Alors que le gouvernement irakien a condamné l’attaque turque et demandé le départ des forces occupantes turques du Kurdistan d’Irak où elles massacrent les civils kurdes depuis des années, les alliés occidentaux de la Turquie sont silencieux devant ce massacre abominable et n’osent pas le condamner, de peur de révéler le visage génocidaire de ce membre de l’OTAN… Les institutions de défense des droits humains et des enfants ne font guère mieux, à l’instar de l’UNICEF qui déplore le massacre des enfants et des bébés en Irak mais se garde bien de nommer l’Etat criminel turc. Alors, que valent les armes de crocodiles du Fonds des Nations unies pour l’enfance (UNICEF), s’il prend le soin de protéger l’image de la Turquie? Rien!
 
Maintenant, admirez la condamnation habile de l’UNICEF qui pleure les victimes massacrées par la Turquie, sans froisser cette dernière:
 
« Au moins trois enfants ont été tués et plusieurs blessés à Zakho (Irak), (…). C’est la preuve dévastatrice de la nécessité d’arrêter l’utilisation d’armes explosives dans les zones peuplées. L’UNICEF est profondément troublé par le meurtre de trois filles, une de 1 an, une de 12 ans et une de 16 ans, dans l’attaque d’aujourd’hui dans le gouvernorat de Dohuk en Irak.
 
L’UNICEF condamne tous les actes de violence contre les enfants et se joint aux familles pour pleurer le meurtre de leurs enfants et souhaite aux blessés un prompt rétablissement. Être victime, témoin ou craindre la violence ne devrait jamais faire partie de l’expérience d’un enfant.
 
Tous les enfants en Irak méritent de vivre leur vie sans la menace constante de violence exacerbée par l’utilisation d’armes explosives.

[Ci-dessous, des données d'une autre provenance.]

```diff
@@ -676,20 +739,23 @@
 }
 
 hipError_t launch_rowpass_v2(const ProblemView& p, const IterateView& it, int n_iter2, const UScratch& scratch, int* grid_out,
-                             bool pair, bool* paired_out, bool defer_c, bool* deferred_out, hipStream_t st) {
+                             bool pair, bool* paired_out, bool defer_c, bool* deferred_out, bool* bytes_out, hipStream_t st) {
     const int S = p.S, NW = (S + 63) / 64;
     pair = pair && p.X16 != nullptr && rowpass_v2_pair_fits(S, it.n_u, n_iter2);
     if (paired_out != nullptr) *paired_out = pair;
     defer_c = defer_c && pair && rowpass_v2_defer_fits(S, p.n_c, it.n_u, n_iter2);
     if (deferred_out != nullptr) *deferred_out = defer_c;
+    const bool bytes = defer_c && p.X8 != nullptr && p.D8 != nullptr;
+    if (bytes_out != nullptr) *bytes_out = bytes;
     return dispatch_int<0, 4>((p.n_c + 3) / 4, [&](auto nkc) {
         return dispatch_bool(p.X16 != nullptr, [&](auto xs) {
             return dispatch_int<1, 4>(it.n_u, [&](auto nu) {
-                const auto launch = [&](auto maxw, auto pair_t, auto defer_t) {
+                const auto launch = [&](auto maxw, auto pair_t, auto defer_t, auto bytes_t) {
                     constexpr int NU = decltype(nu)::value, MAXW = decltype(maxw)::value;
                     constexpr bool XS = decltype(xs)::value, PAIR = decltype(pair_t)::value, DEFER_C = decltype(defer_t)::value;
-                    constexpr auto kernel = k_rowpass_v2<decltype(nkc)::value, NU, MAXW, XS, PAIR, DEFER_C>;
-                    const size_t lds = rowpass_v2_lds_bytes(S, NU, n_iter2, XS, PAIR, DEFER_C);
+                    constexpr bool BYTES = decltype(bytes_t)::value;
+                    constexpr auto kernel = k_rowpass_v2<decltype(nkc)::value, NU, MAXW, XS, PAIR, DEFER_C, BYTES>;
+                    const size_t lds = rowpass_v2_lds_bytes(S, NU, n_iter2, XS, PAIR, DEFER_C, BYTES);
                     constexpr size_t kLdsCap = (size_t)(MAXW == 4 ? 80 : 160) * 1024;
                     if (NW > MAXW || (MAXW == 8 && NW <= 4) || (PAIR && NW < 2) || (DEFER_C && NW != 4) || lds > kLdsCap || p.N < 1 ||
                         p.SD < NW * 64 || (p.SD & 7) != 0 || p.ND < 1 || p.ND > 2)
@@ -700,7 +766,8 @@
                     }
                     const int grid = rowpass_v2_grid(p.N, S);
                     *grid_out = grid;
-                    hipLaunchKernelGGL(kernel, dim3(grid), dim3(NW * 64), lds, st, p.V, p.D16, p.X16, p.SD, p.Rtp, it.alpha,
+                    hipLaunchKernelGGL(kernel, dim3(grid), dim3(NW * 64), lds, st, p.V, BYTES ? reinterpret_cast<const unsigned short*>(p.D8) : p.D16,
+                                       BYTES ? reinterpret_cast<const unsigned short*>(p.X8) : p.X16, p.SD, p.Rtp, it.alpha,
                                        it.u, it.u_prev, it.state, p.N, S, p.n_c, n_iter2, it.mode, p.ND, scratch.slab,
                                        scratch.u2_partials
 #ifdef DMF_STAMPS
@@ -709,14 +776,15 @@
                                        );
                     return hipGetLastError();
                 };
-                if (S > 256) return launch(std::integral_constant<int, 8>{}, std::false_type{}, std::false_type{});
+                if (S > 256) return launch(std::integral_constant<int, 8>{}, std::false_type{}, std::false_type{}, std::false_type{});
                 if constexpr (decltype(xs)::value) {
                     if constexpr (rowpass_v2_defer_instance(decltype(nkc)::value, decltype(nu)::value)) {
-                        if (pair && defer_c) return launch(std::integral_constant<int, 4>{}, std::true_type{}, std::true_type{});
+                        if (pair && defer_c && bytes) return launch(std::integral_constant<int, 4>{}, std::true_type{}, std::true_type{}, std::true_type{});
+                        if (pair && defer_c) return launch(std::integral_constant<int, 4>{}, std::true_type{}, std::true_type{}, std::false_type{});
                     }
-                    if (pair) return launch(std::integral_constant<int, 4>{}, std::true_type{}, std::false_type{});
+                    if (pair) return launch(std::integral_constant<int, 4>{}, std::true_type{}, std::false_type{}, std::false_type{});
                 }
-                return launch(std::integral_constant<int, 4>{}, std::false_type{}, std::false_type{});
+                return launch(std::integral_constant<int, 4>{}, std::false_type{}, std::false_type{}, std::false_type{});
             });
         });
     });
diff --git a/demethify_amd/csrc/dmf_rowpass_image.h b/demethify_amd/csrc/dmf_rowpass_image.h
--- /dev/null
+++ b/demethify_amd/csrc/dmf_rowpass_image.h
@@ -0,0 +1,20 @@
+#pragma once
+
+#if defined(__HIPCC__) || defined(__CUDACC__)
+#define DMF_IMAGE_FN __host__ __device__ constexpr
+#else
+#define DMF_IMAGE_FN constexpr
+#endif
+
+namespace dmf {
+
+constexpr int kRowpassImageBytes = 16 * 64;
+
+DMF_IMAGE_FN int rowpass_image_dword(int row, int dword) {
+    return (4 * (row & 3) + (row >> 2)) * 16 + ((dword + 4 * (row & 3)) & 15);
+}
+DMF_IMAGE_FN int rowpass_image_byte(int row, int sample) { return 4 * rowpass_image_dword(row, sample >> 2) + (sample & 3); }
+DMF_IMAGE_FN int rowpass_image_piece_row(int piece) { return 4 * ((piece >> 2) & 3) + (piece >> 4); }
+DMF_IMAGE_FN int rowpass_image_piece_col(int piece) { return ((piece & 3) - ((piece >> 4) & 3)) & 3; }
+
+}
diff --git a/demethify_amd/csrc/dmf_select.h b/demethify_amd/csrc/dmf_select.h
--- a/demethify_amd/csrc/dmf_select.h
+++ b/demethify_amd/csrc/dmf_select.h
@@ -18,6 +18,7 @@
     bool x16 = false;
     bool rowpass_pair = true;
     bool rowpass_defer_c = true;
+    bool rowpass_bytes = true;
     bool x_byte = false;
     int level = 0;
     bool d_f32_exact = false;
diff --git a/demethify_amd/device.py b/demethify_amd/device.py
--- a/demethify_amd/device.py
+++ b/demethify_amd/device.py
@@ -90,6 +90,9 @@
 
     def set_rowpass_defer_c(self, enabled: bool):
         L.check(self._lib.dmf_context_set_rowpass_defer_c(self._h, int(bool(enabled))), "dmf_context_set_rowpass_defer_c")
+
+    def set_rowpass_bytes(self, enabled: bool):
+        L.check(self._lib.dmf_context_set_rowpass_bytes(self._h, int(bool(enabled))), "dmf_context_set_rowpass_bytes")
 
     def set_stop_confirmation(self, mode: int):
         L.check(self._lib.dmf_context_set_stop_confirmation(self._h, int(mode)), "dmf_context_set_stop_confirmation")
@@ -363,6 +366,18 @@
                 "dmf_problem_copy_out")
         return out
 
+    def has_byte_images(self) -> bool:
+        out = C.c_int()
+        L.check(self._lib.dmf_problem_has_byte_images(self._h, C.byref(out)), "dmf_problem_has_byte_images")
+        return bool(out.value)
+
+    def copy_out_image(self, name: str, report: dict | None = None) -> np.ndarray:
+        r = self.report() if report is None else report
+        out = np.empty((r["N16"] // 16, r["SD"] // 64, 1024), dtype=np.uint8)
+        L.check(self._lib.dmf_problem_copy_out(self._h, L.PROBLEM_BYTE_IMAGES[name], _ptr(out), out.nbytes),
+                "dmf_problem_copy_out")
+        return out
+
     def wls_intercept(self, u=None, target="v", host_arrays=None, f64_arrays=False):
         tg, u, n_u, flags = self._wls_args(u, target, f64_arrays)
         K = self.n_c + n_u
@@ -707,6 +722,11 @@
                 "dmf_solver_rowpass_launches")
         return total.value, paired.value
 
+    def rowpass_byte_launches(self):
+        n = C.c_int64()
+        L.check(self._lib.dmf_solver_rowpass_byte_launches(self._h, C.byref(n)), "dmf_solver_rowpass_byte_launches")
+        return n.value
+
     def rowpass_schedule_counts(self):
         total, paired, deferred = C.c_int64(), C.c_int64(), C.c_int64()
         L.check(self._lib.dmf_solver_rowpass_schedule_counts(self._h, C.byref(total), C.byref(paired), C.byref(deferred)),
diff --git a/include/demethify_hip.h b/include/demethify_hip.h
--- a/include/demethify_hip.h
+++ b/include/demethify_hip.h
@@ -63,6 +63,7 @@
 int dmf_context_set_x16(dmf_context* ctx, int enabled);
 int dmf_context_set_rowpass_pair(dmf_context* ctx, int enabled);
 int dmf_context_set_rowpass_defer_c(dmf_context* ctx, int enabled);
+int dmf_context_set_rowpass_bytes(dmf_context* ctx, int enabled);
 int dmf_context_set_stop_confirmation(dmf_context* ctx, int mode);
 
 int dmf_problem_create(dmf_context* ctx, int64_t N, int64_t S, int64_t n_c,
@@ -78,9 +79,11 @@
 int dmf_problem_gram_known(const dmf_problem* p, double* out, char* out_text, int64_t cap);
 enum { DMF_REPORT_INTS = 16, DMF_REPORT_DBLS = 8 };
 int dmf_problem_report(const dmf_problem* p, int64_t* out_ints, double* out_dbls);
+int dmf_problem_has_byte_images(const dmf_problem* p, int* out);
+int dmf_rowpass_image_offset(int row, int sample);
 enum {
     DMF_ARRAY_V = 0, DMF_ARRAY_D = 1, DMF_ARRAY_RT = 2, DMF_ARRAY_RTP = 3, DMF_ARRAY_D16 = 4, DMF_ARRAY_X16 = 5,
-    DMF_ARRAY_W16 = 6, DMF_ARRAY_DT8 = 7, DMF_ARRAY_MASK_BITS = 8, DMF_ARRAY_CONSTS = 9
+    DMF_ARRAY_W16 = 6, DMF_ARRAY_DT8 = 7, DMF_ARRAY_MASK_BITS = 8, DMF_ARRAY_CONSTS = 9, DMF_ARRAY_X8 = 10, DMF_ARRAY_D8 = 11
 };
 int dmf_problem_copy_out(const dmf_problem* p, int which, void* out, int64_t bytes);
 
@@ -152,6 +155,7 @@
                          double* last_stream_cost);
 int dmf_solver_rowpass_launches(const dmf_solver* s, int64_t* total, int64_t* paired);
 int dmf_solver_rowpass_schedule_counts(const dmf_solver* s, int64_t* total, int64_t* paired, int64_t* deferred);
+int dmf_solver_rowpass_byte_launches(const dmf_solver* s, int64_t* bytes);
 int dmf_solve(dmf_context* ctx, const dmf_problem* p, const double* u0, const double* alpha0,
               int64_t n_u, int mode, int64_t n_iter1, int64_t n_iter2, double tol, int flags,
               double* out_u, double* out_alpha, double* out_cost, int64_t* out_iters);
```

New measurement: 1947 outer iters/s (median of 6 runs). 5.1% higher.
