+          const int idx = 4 * lane + c, h2 = idx >> 4, i = idx & 15;
+          const int row = 32 * it + (i & 3) + 8 * (i >> 2) + 4 * h2, h = row / G, j = row - h * G;
+          val[c] = j < Lb ? dot32(k + j * C + h * HD, wqT + (long long)C * C + h * HD) : -1.0e30f;
         }
-        val[c] = a;
-      }
-      o = __builtin_bit_cast(u32x4, val);
-    }
-    stage_out[lane] = o;
+        o = __builtin_bit_cast(u32x4, val);
+      }
+      stage_out[lane] = o;
+    } else {
+      const int piece = 2 * KS + 4 * NT + w;
+      if (piece < P) stage_out[piece * 64 + lane] = zero;
+    }
     return;
   }
-  const int p_hi = 2 * sl - 1, p_lo = 2 * sl;
-  if (p_hi >= P) return;
-  u32x4 oh = {0u, 0u, 0u, 0u}, ol = oh;
-  if (p_hi < 1 + 2 * KS + 4 * NT) {
-    float val[8];
-    if (p_hi <= 2 * KS) {
-      const int s = (p_hi - 1) >> 1;
-      const int row = 32 * it + r, h = row / G, j = row - h * G;
-#pragma unroll
-      for (int e = 0; e < 8; ++e)
-        val[e] = (it < NC && j < Lb) ? dot32(k + j * C + h * HD, wqT + (long long)(16 * s + 8 * hf + e) * C + h * HD) : 0.f;
-    } else {
-      const int idx = (p_hi - 1 - 2 * KS) >> 1, t = idx >> 1, s2 = idx & 1, chunk = it - 1;
-#pragma unroll
-      for (int e = 0; e < 8; ++e) {
-        const int col = 32 * chunk + 16 * s2 + 8 * (e >> 2) + 4 * hf + (e & 3);
-        const int h = col / G, j = col - h * G;
-        val[e] = (chunk >= 0 && chunk < NC && j < Lb) ? dot32(wo + (long long)(32 * t + r) * C + h * HD, v + j * C + h * HD) : 0.f;
-      }
-    }
-    const HL f = split8(val, single);
-    oh = __builtin_bit_cast(u32x4, f.hi);
-    ol = __builtin_bit_cast(u32x4, f.lo);
-  }
-  stage_out[p_hi * 64 + lane] = oh;
-  if (p_lo < P) stage_out[p_lo * 64 + lane] = ol;
+  const int sl = 1 + 4 * q + w, p_hi = 2 * sl - 1, p_lo = 2 * sl;
+  const bool w1 = q < 4;
+  const int chunk = w1 ? it : it - 1;
+  if (chunk < 0 || chunk >= NC) {
+    stage_out[p_hi * 64 + lane] = zero;
+    stage_out[p_lo * 64 + lane] = zero;
+    return;
+  }
+  const int nh = 32 / G, h0 = chunk * nh;
+  const int wpitch = nh > 1 ? nh * LP + 1 : LP, w4 = 8 * nh;
+  {
+    const float* const wsrc = (w1 ? wqT : wo) + (long long)(64 * (q & 3)) * C + h0 * HD;
+    const float* const kv = w1 ? k : v;
+    f32x4 wv[8], kvv = {0.f, 0.f, 0.f, 0.f};
+#pragma unroll
+    for (int i = 0; i < 8; ++i)
+      if (i < 2 * nh) {
+        const int idx = tid + 256 * i, row = idx / w4, c4 = idx - row * w4;
+        wv[i] = *reinterpret_cast<const f32x4*>(wsrc + (long long)row * C + 4 * c4);
+      }
+    const int kr = tid >> 3, kh = h0 + kr / G, kj = kr % G;
+    if (kj < Lb) kvv = *reinterpret_cast<const f32x4*>(kv + kj * C + kh * HD + 4 * (tid & 7));
+#pragma unroll
+    for (int i = 0; i < 8; ++i)
+      if (i < 2 * nh) {
+        const int idx = tid + 256 * i, row = idx / w4, c4 = idx - row * w4;
+        sm[row * wpitch + (c4 >> 3) * LP + (c4 & 7)] = wv[i];
+      }
+    sm[KV0 + kr * LP + (tid & 7)] = kvv;
+  }
+  __syncthreads();
+  int xo[2], yo[8];
+  bool keep[8];
+  if (w1) {
+    const int hl = r / G, j = r - hl * G;
+    xo[0] = xo[1] = KV0 + r * LP;
+#pragma unroll
+    for (int e = 0; e < 8; ++e) {
+      yo[e] = (16 * w + 8 * hf + e) * wpitch + hl * LP;
+      keep[e] = j < Lb;
+    }
+  } else {
+    const int cl0 = 16 * (w & 1) + 4 * hf, xrow = (32 * (w >> 1) + r) * wpitch;
+    xo[0] = xrow + (cl0 / G) * LP;
+    xo[1] = xrow + ((cl0 + 8) / G) * LP;
+#pragma unroll
+    for (int e = 0; e < 8; ++e) {
+      const int cl = cl0 + 8 * (e >> 2) + (e & 3);
+      yo[e] = KV0 + cl * LP;
+      keep[e] = cl % G < Lb;
+    }
+  }
+  float val[8];
+#pragma unroll
+  for (int e = 0; e < 8; ++e) val[e] = 0.f;
+  f32x4 xb[2][2], yb[2][8];
+  auto fetch = [&](const int b, const int c4) {
+    xb[b][0] = sm[xo[0] + c4];
+    xb[b][1] = sm[xo[1] + c4];
+#pragma unroll
+    for (int e = 0; e < 8; ++e) yb[b][e] = sm[yo[e] + c4];
+  };
+  fetch(0, 0);
+#pragma unroll
+  for (int c4 = 0; c4 < 8; ++c4) {
+    if (c4 + 1 < 8) fetch((c4 + 1) & 1, c4 + 1);
+    __builtin_amdgcn_sched_barrier(0);
+#pragma unroll
+    for (int i = 0; i < 4; ++i)
+#pragma unroll
+      for (int e = 0; e < 8; ++e) fmac(val[e], xb[c4 & 1][e >> 2][i], yb[c4 & 1][e][i]);
+    __builtin_amdgcn_sched_barrier(0);
+  }
+#pragma unroll
+  for (int e = 0; e < 8; ++e) val[e] = keep[e] ? val[e] : 0.f;
+  const HL f = split8(val, single);
+  stage_out[p_hi * 64 + lane] = __builtin_bit_cast(u32x4, f.hi);
+  stage_out[p_lo * 64 + lane] = __builtin_bit_cast(u32x4, f.lo);
 }
 
 }
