@@ -141,8 +149,14 @@
       bco.mu = lg_uniform(sp[0]); bco.mul = lg_uniform(sp[1]); bco.a = lg_uniform(sp[2]); bco.b = lg_uniform(sp[3]);
       bco.m1 = lg_uniform(sp[4]); bco.m2 = lg_uniform(sp[5]); bco.m1l = lg_uniform(sp[6]); bco.m2l = lg_uniform(sp[7]);
     }
+    int tq = tid;
+    if constexpr (SPLIT) asm volatile("" : "+v"(tq));
 #pragma unroll
     for (int u = 0; u < PPT; ++u) {
+      if constexpr (SPLIT) {
+        const int q = tq + u * 256, hy = q / (2 * (2 * TW + 3));
+        pyx[u] = (hy << 8) | ((q - hy * (2 * (2 * TW + 3))) >> 1);
+      }
       const int sy = 2 * it.y0 - 1 + (pyx[u] >> 8), sx = 2 * it.x0 - 1 + (pyx[u] & (PAIR ? 127 : 255));
       const int sl = PAIR ? (pyx[u] >> 7) & 1 : 0;
       const bool ok = pl[u] >= 0 && (unsigned)sy < (unsigned)p.Hs && (unsigned)sx < (unsigned)p.Ws;
@@ -212,15 +226,27 @@
     for (int e = 0; e < 16; ++e) acc[i][e] = 0.f;
   static_assert(NTAP % RING != 0, "the slice body is instantiated for the two ring offsets 0 and NTAP % RING");
   constexpr int AD = ADEPTH;
-  u32x4 bf[RING];
+  constexpr int NT0 = (NTAP + 1) / 2, NT1 = NTAP - NT0;
+  constexpr int SR0 = RING64, SR1 = SR0 - 1;
+  u32x4 bf[SPLIT ? SR0 : RING];
   u32x4 hv[PPT];
 
   Item cur = decode(0);
   set_item(cur);
   issue(cur, 0, hv);
   issue_g(cur, 0, gv);
-#pragma unroll
-  for (int t = 0; t < RING; ++t) bf[t] = wfrag(wbase(cur.tn, 0), t);
+  if constexpr (SPLIT) {
+    if (wm == 0) {
+#pragma unroll
+      for (int j = 0; j < SR0; ++j) bf[j] = wfrag(wbase(cur.tn, 0), j);
+    } else {
+#pragma unroll
+      for (int j = 0; j < SR1; ++j) bf[j] = wfrag(wbase(cur.tn, 0), NT0 + j);
+    }
+  } else {
+#pragma unroll
+    for (int t = 0; t < RING; ++t) bf[t] = wfrag(wbase(cur.tn, 0), t);
+  }
   commit(smem, hv);
   __syncthreads();
 
@@ -246,33 +272,65 @@
     const char* hbuf = smem + (s & 1) * HB;
     const char* wcur = wbase(cur.tn, c);
     const char* wnxt = wbase(nxt.tn, c2);
-    bf16x8 a[AD][NI];
-#pragma unroll
-    for (int d = 0; d + 1 < AD; ++d)
-#pragma unroll
-      for (int i = 0; i < NI; ++i) a[d][i] = *reinterpret_cast<const bf16x8*>(hbuf + abase[i] + toff_bytes<PAIR>(d));
-    __builtin_amdgcn_sched_barrier(0);
-#pragma unroll
-    for (int t = 0; t < NTAP; ++t) {
-      if (t + AD - 1 < NTAP) {
+    if constexpr (SPLIT) {
+      constexpr int T0 = OFF ? NT0 : 0, NT = OFF ? NT1 : NT0, SR = OFF ? SR1 : SR0;
+      bf16x8 a[AD][NI];
+#pragma unroll
+      for (int d = 0; d + 1 < AD; ++d)
+#pragma unroll
+        for (int i = 0; i < NI; ++i) a[d][i] = *reinterpret_cast<const bf16x8*>(hbuf + abase[i] + toff_bytes<PAIR>(T0 + d));
+      __builtin_amdgcn_sched_barrier(0);
+#pragma unroll
+      for (int j = 0; j < NT; ++j) {
+        if (j + AD - 1 < NT) {
+#pragma unroll
+          for (int i = 0; i < NI; ++i)
+            a[(j + AD - 1) % AD][i] = *reinterpret_cast<const bf16x8*>(hbuf + abase[i] + toff_bytes<PAIR>(j + AD - 1 < NT ? T0 + j + AD - 1 : 0));
+        }
+        const int slot = j % SR;
 #pragma unroll
         for (int i = 0; i < NI; ++i)
-          a[(t + AD - 1) % AD][i] = *reinterpret_cast<const bf16x8*>(hbuf + abase[i] + toff_bytes<PAIR>(t + AD - 1 < NTAP ? t + AD - 1 : 0));
-      }
-      const int slot = (t + OFF) % RING;
-#pragma unroll
-      for (int i = 0; i < NI; ++i)
-        if constexpr (!(DBG & 1)) acc[i] = __builtin_amdgcn_mfma_f32_32x32x16_bf16(__builtin_bit_cast(bf16x8, bf[slot]), a[t % AD][i], acc[i], 0, 0, 0);
-      if constexpr (!(DBG & 2)) {
-        if (t + RING < NTAP) bf[slot] = wfrag(wcur, t + RING);
-        else bf[slot] = wfrag(wnxt, t + RING - NTAP);
-      }
-#pragma unroll
-      for (int i = 0; i < NI; ++i) {
-        __builtin_amdgcn_sched_group_barrier(0x008, 1, 0);
-        __builtin_amdgcn_sched_group_barrier(0x100, 1, 0);
-      }
-      __builtin_amdgcn_sched_group_barrier(0x020, 1, 0);
+          if constexpr (!(DBG & 1)) acc[i] = __builtin_amdgcn_mfma_f32_32x32x16_bf16(__builtin_bit_cast(bf16x8, bf[slot]), a[j % AD][i], acc[i], 0, 0, 0);
+        if constexpr (!(DBG & 2)) {
+          if (j + SR < NT) bf[slot] = wfrag(wcur, T0 + j + SR);
+          else bf[slot] = wfrag(wnxt, T0 + slot);
+        }
+#pragma unroll
+        for (int i = 0; i < NI; ++i) {
+          __builtin_amdgcn_sched_group_barrier(0x008, 1, 0);
+          __builtin_amdgcn_sched_group_barrier(0x100, 1, 0);
+        }
+        __builtin_amdgcn_sched_group_barrier(0x020, 1, 0);
+      }
+    } else {
+      bf16x8 a[AD][NI];
+#pragma unroll
+      for (int d = 0; d + 1 < AD; ++d)
+#pragma unroll
+        for (int i = 0; i < NI; ++i) a[d][i] = *reinterpret_cast<const bf16x8*>(hbuf + abase[i] + toff_bytes<PAIR>(d));
+      __builtin_amdgcn_sched_barrier(0);
+#pragma unroll
+      for (int t = 0; t < NTAP; ++t) {
+        if (t + AD - 1 < NTAP) {
+#pragma unroll
+          for (int i = 0; i < NI; ++i)
+            a[(t + AD - 1) % AD][i] = *reinterpret_cast<const bf16x8*>(hbuf + abase[i] + toff_bytes<PAIR>(t + AD - 1 < NTAP ? t + AD - 1 : 0));
+        }
+        const int slot = (t + OFF) % RING;
+#pragma unroll
+        for (int i = 0; i < NI; ++i)
+          if constexpr (!(DBG & 1)) acc[i] = __builtin_amdgcn_mfma_f32_32x32x16_bf16(__builtin_bit_cast(bf16x8, bf[slot]), a[t % AD][i], acc[i], 0, 0, 0);
+        if constexpr (!(DBG & 2)) {
+          if (t + RING < NTAP) bf[slot] = wfrag(wcur, t + RING);
+          else bf[slot] = wfrag(wnxt, t + RING - NTAP);
+        }
+#pragma unroll
+        for (int i = 0; i < NI; ++i) {
+          __builtin_amdgcn_sched_group_barrier(0x008, 1, 0);
+          __builtin_amdgcn_sched_group_barrier(0x100, 1, 0);
+        }
+        __builtin_amdgcn_sched_group_barrier(0x020, 1, 0);
+      }
     }
     if constexpr (NORM != 0) __builtin_amdgcn_sched_barrier(0);
     commit(smem + ((s + 1) & 1) * HB, hv);
@@ -280,6 +338,28 @@
 
     if (last_c && !(DBG & 8)) {
       char* C = smem + (s & 1) * HB;
+      constexpr int I0 = SPLIT ? 2 * OFF : 0, NIE = SPLIT ? 2 : NI;
+      if constexpr (SPLIT) {
+        char* give = C + (wn * 2 + OFF) * QUARTER + lane16;
+        const char* take = C + (wn * 2 + (1 - OFF)) * QUARTER + lane16;
+#pragma unroll
+        for (int ii = 0; ii < 2; ++ii)
+#pragma unroll
+          for (int g = 0; g < 4; ++g) {
+            const int i = 2 * (1 - OFF) + ii;
+            *reinterpret_cast<f32x4*>(give + (ii * 4 + g) * 1024) = f32x4{acc[i][4 * g], acc[i][4 * g + 1], acc[i][4 * g + 2], acc[i][4 * g + 3]};
+          }
+        __syncthreads();
+#pragma unroll
+        for (int ii = 0; ii < 2; ++ii)
+#pragma unroll
+          for (int g = 0; g < 4; ++g) {
+            const f32x4 v = *reinterpret_cast<const f32x4*>(take + (ii * 4 + g) * 1024);
+#pragma unroll
+            for (int e = 0; e < 4; ++e)
+              acc[I0 + ii][4 * g + e] = OFF == 0 ? acc[I0 + ii][4 * g + e] + v[e] : v[e] + acc[I0 + ii][4 * g + e];
+          }
+      }
       const float shift = STATS ? sbias[0] : 0.f;
       const f32x2 shift2 = {shift, shift};
       f32x2 s1v = {0.f, 0.f}, s2v = {0.f, 0.f};
@@ -287,8 +367,8 @@
 #pragma unroll
       for (int g = 0; g < 4; ++g) bq[g] = *reinterpret_cast<const f32x4*>(sbias + wn * 32 + 8 * g + 4 * h);
 #pragma unroll
-      for (int i = 0; i < NI; ++i) {
-        const int row = (wm * NI + i) * 32 + pix32(r);
+      for (int i = I0; i < I0 + NIE; ++i) {
+        const int row = ((SPLIT ? 0 : wm) * NI + i) * 32 + pix32(r);
 #pragma unroll
         for (int g = 0; g < 4; ++g) {
           bf16x4 w;
@@ -302,7 +382,11 @@
             }
             w[2 * jj] = (__bf16)v[0]; w[2 * jj + 1] = (__bf16)v[1];
           }
-          *reinterpret_cast<bf16x4*>(C + row * (NW * 2) + (((wn * 4 + g) ^ (row & (PPR - 1))) << 4) + 8 * h) = w;
+          if constexpr (SPLIT) {
+            *reinterpret_cast<bf16x4*>(C + (wn * 2 + (1 - OFF)) * QUARTER + wn * 128 + (row & 63) * 64 + ((g ^ ((row >> 2) & 3)) << 4) + 8 * h) = w;
+          } else {
+            *reinterpret_cast<bf16x4*>(C + row * (NW * 2) + (((wn * 4 + g) ^ (row & (PPR - 1))) << 4) + 8 * h) = w;
+          }
         }
       }
       if constexpr (STATS) {
@@ -340,7 +424,8 @@
 #pragma unroll
       for (int q8 = 0; q8 < NQ; ++q8) {
         const int piece = tid + q8 * 256, row = piece / PPR, j = piece % PPR;
-        const u32x4 v = *reinterpret_cast<const u32x4*>(C + row * (NW * 2) + ((j ^ (row & (PPR - 1))) << 4));
+        const u32x4 v = SPLIT ? *reinterpret_cast<const u32x4*>(C + ((j >> 2) * 2 + (1 - (row >> 6))) * QUARTER + (j >> 2) * 128 + (row & 63) * 64 + (((j & 3) ^ ((row >> 2) & 3)) << 4))
+                              : *reinterpret_cast<const u32x4*>(C + row * (NW * 2) + ((j ^ (row & (PPR - 1))) << 4));
         const long long goff = pix_off(row) + j * 8;
         *reinterpret_cast<u32x4*>(p.out + goff) = v;
         if constexpr (FUSE) {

L’UNICEF appelle toutes les parties à remplir leurs obligations, en vertu du droit international, de protéger les enfants à tout moment et sans délai.
 
L’utilisation d’armes explosives dans les zones peuplées a augmenté en Irak. Cette attaque [encore une attaque turque qui visait des civils yézidis à Shengal] fait suite à une récente, le 15 juin, dans la région de Sinjar, dans le gouvernorat de Ninive, qui a tué un garçon de 12 ans.
 
Ces attaques mettent la vie des enfants en jeu non seulement aujourd’hui, mais menacent la vie des générations futures. Au cours des cinq dernières années, au moins 519 enfants ont été tués ou mutilés par des engins explosifs.
 
Une fois de plus, l’UNICEF appelle toutes les parties à assurer la sécurité et le bien-être des enfants et des jeunes et appelle au respect du droit des enfants à la protection et à vivre dans un environnement exempt de violence à tout moment. »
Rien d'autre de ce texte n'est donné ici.